# Batch Script pulling from txt and using txt lines as variables



## Foremore (Feb 4, 2011)

I have been writting backup scripts for a while now and I wanted to make everything very easy to work with and use.
what I want is a batch script that reads off a text file that lists the file locations and sets them to a variable. then using each variable i want to throw it through a for loop sending each location through robocopy command and backing them up to the source directory of the exe.

here are my problems:
below I have posted my code. I have found ways to grab the locations off the text file and make them a variable. What I haven't found is how to send those variables 1 by one through the robocopy command till no more variables exist then leave the for loop. Below is the code I thought that would work but it just exits out of the script without an error.

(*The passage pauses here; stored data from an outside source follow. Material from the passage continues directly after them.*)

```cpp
__global__ void unpack_kernel(int cov, int D, int K, const double* __restrict__ Sp,
                              double* __restrict__ acc) {
    const int D4 = d4_of(D), Dp = 4 * D4, nq = nslab_of(cov, D) * 4;
    const int Q = stats_dim(cov, D);
    const int64_t total = (int64_t)K * Q;
    for (int64_t idx = (int64_t)blockIdx.x * blockDim.x + threadIdx.x; idx < total;
         idx += (int64_t)gridDim.x * blockDim.x) {
        const int k = (int)(idx / Q), q = (int)(idx % Q);
        const double* s = Sp + (size_t)k * nq;
        double v;
        if (q < D) {
            v = s[slab_index(cov, D, Dp, q / 4) * 4 + q % 4];
        } else if (q >= Q - 2) {
            const double n = s[slab_index(cov, D, Dp, D4) * 4];
            v = (q == Q - 2) ? -0.5 * n : (cov == BEER_ISO ? 0.5 * (double)D * n : 0.5 * n);
        } else if (cov == BEER_FULL) {
            int a = (q - D) / D, b = (q - D) % D;
            if (a > b) { const int t = a; a = b; b = t; }
            v = -0.5 * s[slab_index(cov, D, a, b / 4) * 4 + b % 4];
        } else if (cov == BEER_DIAG) {
            const int d = q - D;
            v = -0.5 * s[slab_index(cov, D, d, d / 4) * 4 + d % 4];
        } else {
            double tot = 0.0;
            for (int d = 0; d < D; ++d) tot += s[slab_index(cov, D, d, d / 4) * 4 + d % 4];
            v = -0.5 * tot;
        }
        acc[idx] += v;
    }
}

}

constexpr int kPackedFrames = 64, kPackedComps = 128, kPackedPieces = 3;
constexpr int kPackedPlaneWords = kPackedComps * kPackedFrames / 2;

__host__ __device__ inline size_t packed_word(int64_t tau, int nblk, int beta, int kk, int f6) {
    const int half = kk * kPackedFrames + (((f6 >> 3) ^ (kk & 7)) << 3) + (f6 & 7);
    return ((size_t)tau * nblk + beta) * (kPackedPieces * kPackedPlaneWords) + (half >> 1);
}

__device__ __forceinline__ unsigned cvt_pk_bf16(float a, float b) {
    typedef __bf16 bf2_t __attribute__((ext_vector_type(2)));
    typedef float f2_t __attribute__((ext_vector_type(2)));
// ... 334 lines not shown
```

Before: 235.1 million.

## Use diagonal-band slab layout for full-covariance second-order statistics

For full covariance, the upper-triangular slab enumeration of x·xᵀ products is replaced by a cyclic diagonal band layout. Each slab now holds four products x[a+e]·x[(a+e+d) mod Dp], which packs the symmetric matrix with fewer padded slabs. The layout change runs through packing, the llh and accumulation kernels, the table builder and the unpack step. The accumulation kernel's per-wave tile count NQ also becomes a template parameter chosen from 6 to 8 to reduce tail waste. The cost is gathered, per-element column reads in place of one broadcast value, and more template instantiations.

```diff
diff --git a/beer_amd/csrc/estep_bf16.hip b/beer_amd/csrc/estep_bf16.hip
--- a/beer_amd/csrc/estep_bf16.hip
+++ b/beer_amd/csrc/estep_bf16.hip
@@ -83,7 +83,7 @@
 constexpr int kImgMaxNK = 4;
 __host__ __device__ inline int stat_slab(int j) { return j + j / 7; }
 __host__ __device__ inline int nk16_of(int cov, int D) {
-    return ((nslab_of(cov, D) + 7) / 8 + 1) / 2 * 2;
+    return ((nslabx_of(cov, D) + 7) / 8 + 1) / 2 * 2;
 }
 __host__ __device__ inline int ld16_of(int D) {
     const int ld = 4 * d4_of(D) + 8;
@@ -94,9 +94,25 @@
 
 __device__ inline double entry_value(int cov, int D, int K, int k, int slab, int e,
                                      const float* __restrict__ row, bool* is_const) {
-    const int D4 = d4_of(D), Dp = 4 * D4, nslab = nslab_of(cov, D);
+    const int D4 = d4_of(D), Dp = 4 * D4, nslab = nslabx_of(cov, D);
     *is_const = false;
     if (slab >= nslab) return 0.0;
+    if (band_layout(cov, D)) {
+        const int nb = band_nslab(D);
+        if (slab == nslab - 1) {
+            *is_const = true;
+            return 0.0;
+        }
+        if (k >= K) return 0.0;
+        if (slab >= nb) {
+            const int b = 4 * (slab - nb) + e;
+            return b < D ? (double)row[b] : 0.0;
+        }
+        int a, b;
+        if (!band_pair(D, slab, e, &a, &b)) return 0.0;
+        return b == a ? -0.5 * (double)row[D + a * D + a]
+                      : -0.5 * ((double)row[D + a * D + b] + (double)row[D + b * D + a]);
+    }
     const int t = slab_entry(cov, D, slab);
     const int a = t & 0xff, b = ((t >> 8) & 0xff) + e, sq = t >> 16;
     if (a == Dp && b - e == Dp) {
@@ -142,10 +158,7 @@
     const int c = lane_major ? kk % NT : 4 * (kk / 64) + (kk % 4);
     const int i = lane_major ? kk / NT : (kk % 64) / 4;
     if (slot == 0)
-        for (int s = threadIdx.x; s < (nk + 1) * 8; s += blockDim.x) {
-            const int Dp = 4 * d4_of(D);
-            tab[s] = s < nslab_of(cov, D) ? slab_entry(cov, D, s) : ((Dp + 2) | ((Dp + 4) << 8));
-        }
+        for (int s = threadIdx.x; s < (nk + 1) * 8; s += blockDim.x) tab[s] = slabx_entry(cov, D, s);
     const int Qs = stats_dim(cov, D);
     float* rowl = reinterpret_cast<float*>(pack_lds);
     if (k < K)
@@ -161,7 +174,7 @@
         dst[512] = p[1];
         dst[1024] = p[2];
     };
-    const int nslab = nslab_of(cov, D);
+    const int nslab = nslabx_of(cov, D);
     for (int q = threadIdx.x; q < nent; q += blockDim.x) {
         bool is_const;
         const double v = entry_value(cov, D, K, k, q / 4, q % 4, rowl, &is_const);
@@ -251,6 +264,7 @@
     static_assert(!BL || (NT == 16 && MT == 2 && !IMG), "half k-steps of 8 tiles, hipcc-scheduled form");
     extern __shared__ __attribute__((aligned(16))) char smem[];
     const int LD = ld16_of(D);
+    const int Dp = 4 * d4_of(D);
     const int tid = threadIdx.x, lane = tid & 63;
     const int wave = __builtin_amdgcn_readfirstlane(tid >> 6);
     const int i = lane & 15, g = lane >> 4;
@@ -310,13 +324,19 @@
     struct AFrag { u4 w[NP][MT]; };
     auto make_half = [&](int s, int m, int h, AFrag& f) {
         const int t = tl[8 * s + h];
-        const int a = t & 0xff, j = (t >> 8) & 0xff;
-        const bool sq = SQ && (t >> 16) != 0;
-        const f32x4 bb = *reinterpret_cast<const f32x4*>(xrow[m] + j);
-        const float xx = xrow[m][a];
         f32x4 p;
-#pragma unroll
-        for (int e = 0; e < 4; ++e) p[e] = bb[e] * (sq ? bb[e] : xx);
+        if constexpr (SQ) {
+            const int a = t & 0xff, j = (t >> 8) & 0xff;
+            const bool sq = (t >> 16) != 0;
+            const f32x4 bb = *reinterpret_cast<const f32x4*>(xrow[m] + j);
+            const float xx = xrow[m][a];
+#pragma unroll
+            for (int e = 0; e < 4; ++e) p[e] = bb[e] * (sq ? bb[e] : xx);
+        } else {
+            const f32x4 bb = *reinterpret_cast<const f32x4*>(xrow[m] + (t & 0xff));
+#pragma unroll
+            for (int e = 0; e < 4; ++e) p[e] = bb[e] * xrow[m][band_col(t, e, Dp)];
+        }
 #pragma unroll
         for (int e = 0; e < 2; ++e) {
             unsigned w3[3];
@@ -364,7 +384,7 @@
             const int hm = bi % MT, hh = bi / MT;
             const int64_t blk = (int64_t)s * NT + (bi + 1) * BT;
             int t = 0;
-            f32x4 bb = {0.f, 0.f, 0.f, 0.f}, p = {0.f, 0.f, 0.f, 0.f};
+            f32x4 bb = {0.f, 0.f, 0.f, 0.f}, p = {0.f, 0.f, 0.f, 0.f}, yy = {0.f, 0.f, 0.f, 0.f};
             float xx = 0.f;
             Split3Steps st[2];
 #pragma unroll
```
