template <int R>
__device__ __forceinline__ double f2_consume_E(F2Ring& rg, int cw, int T, int N, int Tp, int Np, double* Z, const double* Lam,
                                               const double* rinv) {
  const int lane = threadIdx.x & 31, lr = lane >> 2, lc = lane & 3;
  const int nsg = (N + 8 * F2_SBS - 1) / (8 * F2_SBS), nck = (T + F2_TC - 1) / F2_TC;
  double qacc = 0.0;
  for (int c = 0; c < nck; ++c) {
    const int len = (T - c * F2_TC < F2_TC) ? T - c * F2_TC : F2_TC;
    double d[F2_NRB][2][2];
#pragma unroll
    for (int j = 0; j < F2_NRB; ++j) { d[j][0][0] = 0.0; d[j][0][1] = 0.0; d[j][1][0] = 0.0; d[j][1][1] = 0.0; }
    for (int sg = 0; sg < nsg; ++sg) {
      f2_mbar_wait(&rg.full[rg.rs], rg.rph);
      const double* stage = rg.ring + (size_t)rg.rs * F2_STG;
#pragma unroll
      for (int sub = 0; sub < F2_SBS; ++sub) {
        const double* tile = stage + (size_t)sub * 8 * F2_TS;
        const int sb = sg * F2_SBS + sub;
        double rn[2], lm[2], av[2][F2_NRB];
#pragma unroll
// ... 108 lines not shown
#define F2_PNT 1
#else
#define F2_PSYNC() asm volatile("bar.sync 2, %0;" ::"n"(F2_PNT_GPU) : "memory")
#define F2_PTID ((int)threadIdx.x)
#define F2_PNT F2_PNT_GPU
#endif
#ifdef DFM_EMU
#define DFM_FUSED2_BOUNDS
#else
#define DFM_FUSED2_BOUNDS __launch_bounds__(256, 2)
#endif
template <int R>
__global__ void DFM_FUSED2_BOUNDS k_em_fused2(FusedArgs a, const DFM_GRID_CONSTANT CUtensorMap tmap) {
  DFM_SMEM(sm);
  constexpr int RR = R * R, NP = R * (R + 1) / 2;
  const int T = a.T, N = a.N;
  const int Tp = pad4mod16(T), Np = pad4mod16(N);
  double* Z = sm;
  double* Lam = Z + (size_t)FZ * Tp;
  double* rinv = Lam + (size_t)R * Np;
  double* Rv = rinv + N;
  double* sxx = Rv + N;
  double* mats = sxx + N;
  double* M = mats;            double* Q = M + RR;        double* C = Q + RR;        double* Pp = C + RR;
  double* Pi = Pp + RR;        double* Pf = Pi + RR;      double* Wm = Pf + RR;      double* G = Wm + RR;
  double* Phi = G + RR;        double* Jm = Phi + RR;     double* Pn = Jm + RR;      double* T1 = Pn + RR;
  double* T2 = T1 + RR;        double* Ps = T2 + RR;      double* Psn = Ps + RR;     double* SPall = Psn + RR;
  double* SP00 = SPall + RR;   double* SPff2 = SP00 + RR; double* SP11 = SPff2 + RR; double* Sm = SP11 + RR;
  double* S11m = Sm + RR;      double* Pfinf = S11m + RR; double* Phinf = Pfinf + RR; double* Jinf = Phinf + RR;
  double* Winf = Jinf + RR;    double* Ppinf = Winf + RR; double* IJM = Ppinf + RR;  double* Pfprev = IJM + RR;
  double* tmp = Pfprev + RR;
  double* red = tmp + 2 * R;
  double* scal = red + 40;
  int* ctl = (int*)(scal + 8);
  double* bnd = scal + 16;
  double* part = bnd;
  double* ring = bnd + (((size_t)97 * R + RR > 2 * F2_NCW * 72) ? (size_t)97 * R + RR : 2 * F2_NCW * 72);
#ifndef DFM_EMU
  ring += ((128u - (f2_smem_u32(ring) & 127u)) & 127u) / 8;
#endif
  double* gscr = a.scratch + (size_t)DFM_BX * T * FUSED_SCR(R);
#define GSC(t_) (gscr + (size_t)(t_) * FUSED_SCR(R))
#define SCRP(t_) (((t_) < F2_NEXS(R)) ? (ring + (size_t)(t_) * FUSED_SCR(R)) : (gscr + (size_t)(t_) * FUSED_SCR(R)))
#define GPS(t_) (gscr + (size_t)(t_) * FUSED_SCR(R) + 4 * RR)
#ifndef DFM_EMU
  __shared__ uint64_t fullb[F2_S], emptyb[F2_S];
  if (threadIdx.x == 0) { for (int s_ = 0; s_ < F2_S; ++s_) { f2_mbar_init(&fullb[s_], 1); f2_mbar_init(&emptyb[s_], F2_NCW); } }
  asm volatile("fence.mbarrier_init.release.cluster;" ::: "memory");
  __syncthreads();
  F2Ring rg; rg.ring = ring; rg.full = fullb; rg.empty = emptyb; rg.rs = 0; rg.rph = 0; rg.wrap = false;
#endif
  const double eps = 1e-14;

  for (int b = DFM_BX; b < a.B; b += DFM_GX) {
#ifdef DFM_EMU
    const double* X = a.X + (size_t)b * T * N;
#endif
#ifndef DFM_EMU
    if (a.ready) {
      if (threadIdx.x == 0) {
        const int* f_ = a.ready + b / a.ready_chunk; int v_ = 0;
        for (;;) { asm volatile("ld.acquire.sys.global.s32 %0, [%1];" : "=r"(v_) : "l"(f_) : "memory"); if (v_) break; __nanosleep(256); }
      }
      __syncthreads();
    }
#endif
    for (int e = DFM_TID; e < N * R; e += DFM_NT) { int i = e % N, c = e / N; Lam[LI(i, c)] = a.Lam[(size_t)b * N * R + e]; }
    for (int e = DFM_TID; e < N; e += DFM_NT) Rv[e] = a.R[(size_t)b * N + e];
    for (int e = DFM_TID; e < RR; e += DFM_NT) {
      int i = e / R, j = e % R;
      M[e] = a.A[(size_t)b * RR + i + R * j]; Q[e] = a.Q[(size_t)b * RR + i + R * j];
    }
    if (DFM_TID == 0) ctl[2] = 0;
#ifndef DFM_EMU
    if (DFM_TID == 0) ctl[4] = f2_round_win(a.l2_win, a.B, b);
#endif
    DFM_SYNC();
    if (a.P0out || a.ready) {
      for (int e = DFM_TID; e < a.max_iter; e += DFM_NT) a.loglik[(size_t)b * a.max_iter + e] = DFM_NAN;
      if (a.P0out) {
        for (int e = DFM_TID; e < RR; e += DFM_NT) { Pp[e] = Q[e]; Pi[e] = M[e]; }
        DFM_SYNC();
        for (int s_ = 0; s_ < a.p0_steps; ++s_) {
          for (int e = DFM_TID; e < RR; e += DFM_NT) { const int i = e / R, j = e % R; double v = 0.0; for (int l = 0; l < R; ++l) v += Pi[i * R + l] * Pp[l * R + j]; Wm[e] = v; }
          DFM_SYNC();
          for (int e = DFM_TID; e < RR; e += DFM_NT) { const int i = e / R, j = e % R; double v = 0.0; for (int l = 0; l < R; ++l) v += Wm[i * R + l] * Pi[j * R + l]; G[e] = v; }
          DFM_SYNC();
          for (int e = DFM_TID; e < RR; e += DFM_NT) {
            const int i = e / R, j = e % R; double v = 0.0; for (int l = 0; l < R; ++l) v += Pi[i * R + l] * Pi[l * R + j];
            Wm[e] = v; Pp[e] = Pp[e] + 1.0 * G[e];
          }
          DFM_SYNC();
          for (int e = DFM_TID; e < RR; e += DFM_NT) Pi[e] = Wm[e];
          DFM_SYNC();
        }
        for (int e = DFM_TID; e < RR; e += DFM_NT) { const int i = e / R, j = e % R; if (i > j) { const double v = 0.5 * (Pp[i * R + j] + Pp[j * R + i]); Pp[i * R + j] = v; Pp[j * R + i] = v; } }
        DFM_SYNC();
        for (int e = DFM_TID; e < RR; e += DFM_NT) { const int i = e / R, j = e % R; a.P0out[(size_t)b * RR + i + R * j] = Pp[e]; }
      }
      DFM_SYNC();
    }
    int it = 0, status = 0;
    double ll_prev = 0.0;
    for (; it < a.max_iter; ++it) {
      double slr_p = 0.0;
      for (int i = DFM_TID; i < N; i += DFM_NT) { double rv = Rv[i]; rinv[i] = 1.0 / rv; slr_p += log(rv); if (!(rv > 0.0)) ctl[2] = 1; }
      slr_p = block_sum(slr_p, red);
      if (DFM_TID == 0) scal[0] = slr_p;
      DFM_SYNC();
      {
        const int nsl = (DFM_NT >= 4 * RR) ? 4 : 1;
#ifndef DFM_EMU
        if (R == 8) {
          if (DFM_WARP < 4) {
            const int lr = DFM_LANE >> 2, lc = DFM_LANE & 3;
            const double* lrow = Lam + (size_t)lr * Np;
            double c0 = 0.0, c1 = 0.0, e0 = 0.0, e1 = 0.0;
            for (int ch = DFM_WARP; 4 * ch < N; ch += 8) {
              const int na = 4 * ch + lc, nb = 4 * (ch + 4) + lc;
              const double la = (na < N) ? lrow[na] : 0.0, ra = (na < N) ? rinv[na] : 0.0;
              const double lb = (nb < N) ? lrow[nb] : 0.0, rb = (nb < N) ? rinv[nb] : 0.0;
              const double aa = la * ra, ab = lb * rb;
              asm volatile("mma.sync.aligned.m8n8k4.row.col.f64.f64.f64.f64 {%0,%1}, {%2}, {%3}, {%0,%1};\n" : "+d"(c0), "+d"(c1) : "d"(aa), "d"(la));
              asm volatile("mma.sync.aligned.m8n8k4.row.col.f64.f64.f64.f64 {%0,%1}, {%2}, {%3}, {%0,%1};\n" : "+d"(e0), "+d"(e1) : "d"(ab), "d"(lb));
            }
            T1[DFM_WARP * RR + 2 * DFM_LANE] = c0 + e0; T1[DFM_WARP * RR + 2 * DFM_LANE + 1] = c1 + e1;
          }
        } else
#endif
        for (int e = DFM_TID; e < nsl * RR; e += DFM_NT) {
          int sl = e / RR, ee = e % RR, i = ee / R, j = ee % R;
          int n0 = (int)((long long)N * sl / nsl), n1 = (int)((long long)N * (sl + 1) / nsl);
          double s = 0.0;
          for (int n = n0; n < n1; ++n) s += Lam[LI(n, i)] * rinv[n] * Lam[LI(n, j)];
          T1[sl * RR + ee] = s;
        }
        DFM_SYNC();
        for (int e = DFM_TID; e < RR; e += DFM_NT) { double s = 0.0; for (int sl = 0; sl < nsl; ++sl) s += T1[sl * RR + e]; C[e] = s; }
      }
      DFM_SYNC();
      auto chain_fwd = [&]() {
        int* bad = &ctl[2];
        for (int e = DFM_LANE; e < RR; e += DFM_WSZ) { int i = e / R, j = e % R; Pp[e] = a.P0[(size_t)b * RR + i + R * j]; }
        DFM_WSYNC();
        int nE = T, frozen_at = -1, t = 0;
        while (t < T) {
          double ldp = w_inv<R>(Pi, Pp, tmp, bad);
          for (int e = DFM_LANE; e < RR; e += DFM_WSZ) Wm[e] = Pi[e] + C[e];
          DFM_WSYNC();
          double ldw = w_inv<R>(Pf, Wm, tmp, bad);
          w_gemm<R>(G, Pf, false, Pi, false);
          w_gemm<R>(Phi, G, false, M, false);
          if (t >= 1) { w_gemm<R>(T1, Pfprev, false, M, true); w_gemm<R>(Jm, T1, false, Pi, false); }
          w_gemm<R>(T1, M, false, Pf, false);
          w_gemm<R>(Pn, T1, false, M, true);
          for (int e = DFM_LANE; e < RR; e += DFM_WSZ) Pn[e] += Q[e];
          DFM_WSYNC();
// ... 354 lines not shown
        w_gemm<R>(Phi, Pf, false, Wm, false);
        w_gemm<R>(Pn, Phi, false, Pf, true);
        for (int e = DFM_LANE; e < RR; e += DFM_WSZ) Pn[e] = (Pi[e] - Pn[e]) / (double)(T - 1);
        DFM_WSYNC();
        w_sym<R>(Pn);
      };
#ifdef DFM_EMU
      for (int n = 0; n < N; ++n) {
        double s2 = 0.0, acc[R];
        for (int c = 0; c < R; ++c) acc[c] = 0.0;
        for (int t = 0; t < T; ++t) { double x = X[(size_t)n * T + t]; s2 += x * x; for (int c = 0; c < R; ++c) acc[c] += x * Z[ZI(t, c)]; }
        for (int c = 0; c < R; ++c) Lam[LI(n, c)] = acc[c];
        sxx[n] = s2;
      }
#else
      {
        asm volatile("fence.proxy.async.shared::cta;" ::: "memory");
        __syncthreads();
        const long long nitems = (long long)((N + 8 * F2_SBS - 1) / (8 * F2_SBS)) * ((T + F2_TC - 1) / F2_TC);
        if (DFM_WARP == 0) f2_produce(rg, &tmap, b * N, T, N, false, &ctl[4]);
        else if (DFM_WARP <= F2_NCW) f2_consume_M<R>(rg, DFM_WARP - 1, T, N, Tp, Np, Z, Lam, sxx, part);
        else {
          rg.skip(nitems);
          mstep_small();
        }
      }
#endif
#ifdef DFM_EMU
      mstep_small();
#endif
      DFM_SYNC();
      DFM_SYNC();
      for (int n = DFM_TID; n < N; n += DFM_NT) {
        double sx[R], lam[R];
#pragma unroll
        for (int c = 0; c < R; ++c) sx[c] = Lam[LI(n, c)];
        double q1 = 0.0, q2 = 0.0;
#pragma unroll
        for (int i = 0; i < R; ++i) { double s = 0.0;
#pragma unroll
          for (int j = 0; j < R; ++j) s += G[i * R + j] * sx[j]; lam[i] = s; q1 += s * sx[i]; }
#pragma unroll
        for (int i = 0; i < R; ++i) { double s = 0.0;
#pragma unroll
          for (int j = 0; j < R; ++j) s += T1[i * R + j] * lam[j]; q2 += lam[i] * s; }
#pragma unroll
        for (int c = 0; c < R; ++c) Lam[LI(n, c)] = lam[c];
        Rv[n] = (sxx[n] - 2.0 * q1 + q2) / (double)T;
      }
      DFM_SYNC();
      for (int e = DFM_TID; e < RR; e += DFM_NT) { M[e] = Phi[e]; Q[e] = Pn[e]; }
      if (DFM_TID == 0) a.loglik[(size_t)b * a.max_iter + it] = ll;
      DFM_SYNC();
      if (ctl[2] || !(ll == ll)) { status = 3; ++it; break; }
      bool conv = (it >= 1) && fabs(ll - ll_prev) <= a.tol * 0.5 * (fabs(ll) + fabs(ll_prev));
      ll_prev = ll;
      if (conv) { ++it; break; }
    }
    for (int e = DFM_TID; e < N * R; e += DFM_NT) { int i = e % N, c = e / N; a.Lam[(size_t)b * N * R + e] = Lam[LI(i, c)]; }
    for (int e = DFM_TID; e < N; e += DFM_NT) a.R[(size_t)b * N + e] = Rv[e];
    for (int e = DFM_TID; e < RR; e += DFM_NT) {
      int i = e % R, j = e / R;
      a.A[(size_t)b * RR + e] = M[i * R + j]; a.Q[(size_t)b * RR + e] = Q[i * R + j];
    }
    for (int e = DFM_TID; e < T * R; e += DFM_NT) { int t = e % T, c = e / T; a.Fs[(size_t)b * T * R + e] = Z[ZI(t, c)]; }
    {
      const int nE = ctl[0], tb = ctl[1], frozen = ctl[3];
      const int lo = frozen ? nE - 1 : T;
      for (int e = DFM_TID; e < T * NP; e += DFM_NT) {
        int t = e % T, pe = e / T;
        int i = 0; while ((i + 1) * (i + 2) / 2 <= pe) ++i;
        int j = pe - i * (i + 1) / 2;
        bool in_frozen = frozen && tb >= 0 && t >= lo && t < tb;
        double v = in_frozen ? Ppinf[i * R + j] : GPS(t)[i * R + j];
        a.PsF[(size_t)b * T * NP + e] = v;
      }
    }
    if (DFM_TID == 0) { a.iters[b] = it > a.max_iter ? a.max_iter : it; a.status[b] = status; }
#ifndef DFM_EMU
    if (a.done) __threadfence_system();
#endif
    DFM_SYNC();
#ifndef DFM_EMU
    if (a.done && threadIdx.x == 0) *(volatile int*)(a.done + b) = 1;
#endif
  }
}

I have edited out some stuff and kept it as simple as I can.


```
@Echo Off
echo ### Mirroring...
 
:: this will grab each line of the locations text file and set it to a variable %%I
:: it will take the variable %%I and use it to know the next location to copy to external using the robocopy command
 
SetLocal EnableDelayedExpansion
 
Set InputFile="C:\locations.txt"
 
For /F "tokens=*" %%I IN (%InputFile%) DO (
Set location="%%I"
 
:: echo location for logging
echo %location% >>%logging%
 
::robocopy command pulling variables from almost everywhere
ROBOCOPY %location% %dest% %what% %options% 
 
::report errorlevel
echo %ERRORLEVEL% >>%logging%
 
 
)
EndLocal
```

I also posted this in the wrong place under software and development... if anyone can let me know how to delete the other or let me know what to do that would be great.


----------



## Foremore (Feb 4, 2011)

update:

So I found a similar forum about this very topic doing something about the same. I looked into how he did it and made my own variation. it will make the variables right but still having difficutly calling them one by one and sending them through the robocopy command. Marked n orange next to the code is my problem.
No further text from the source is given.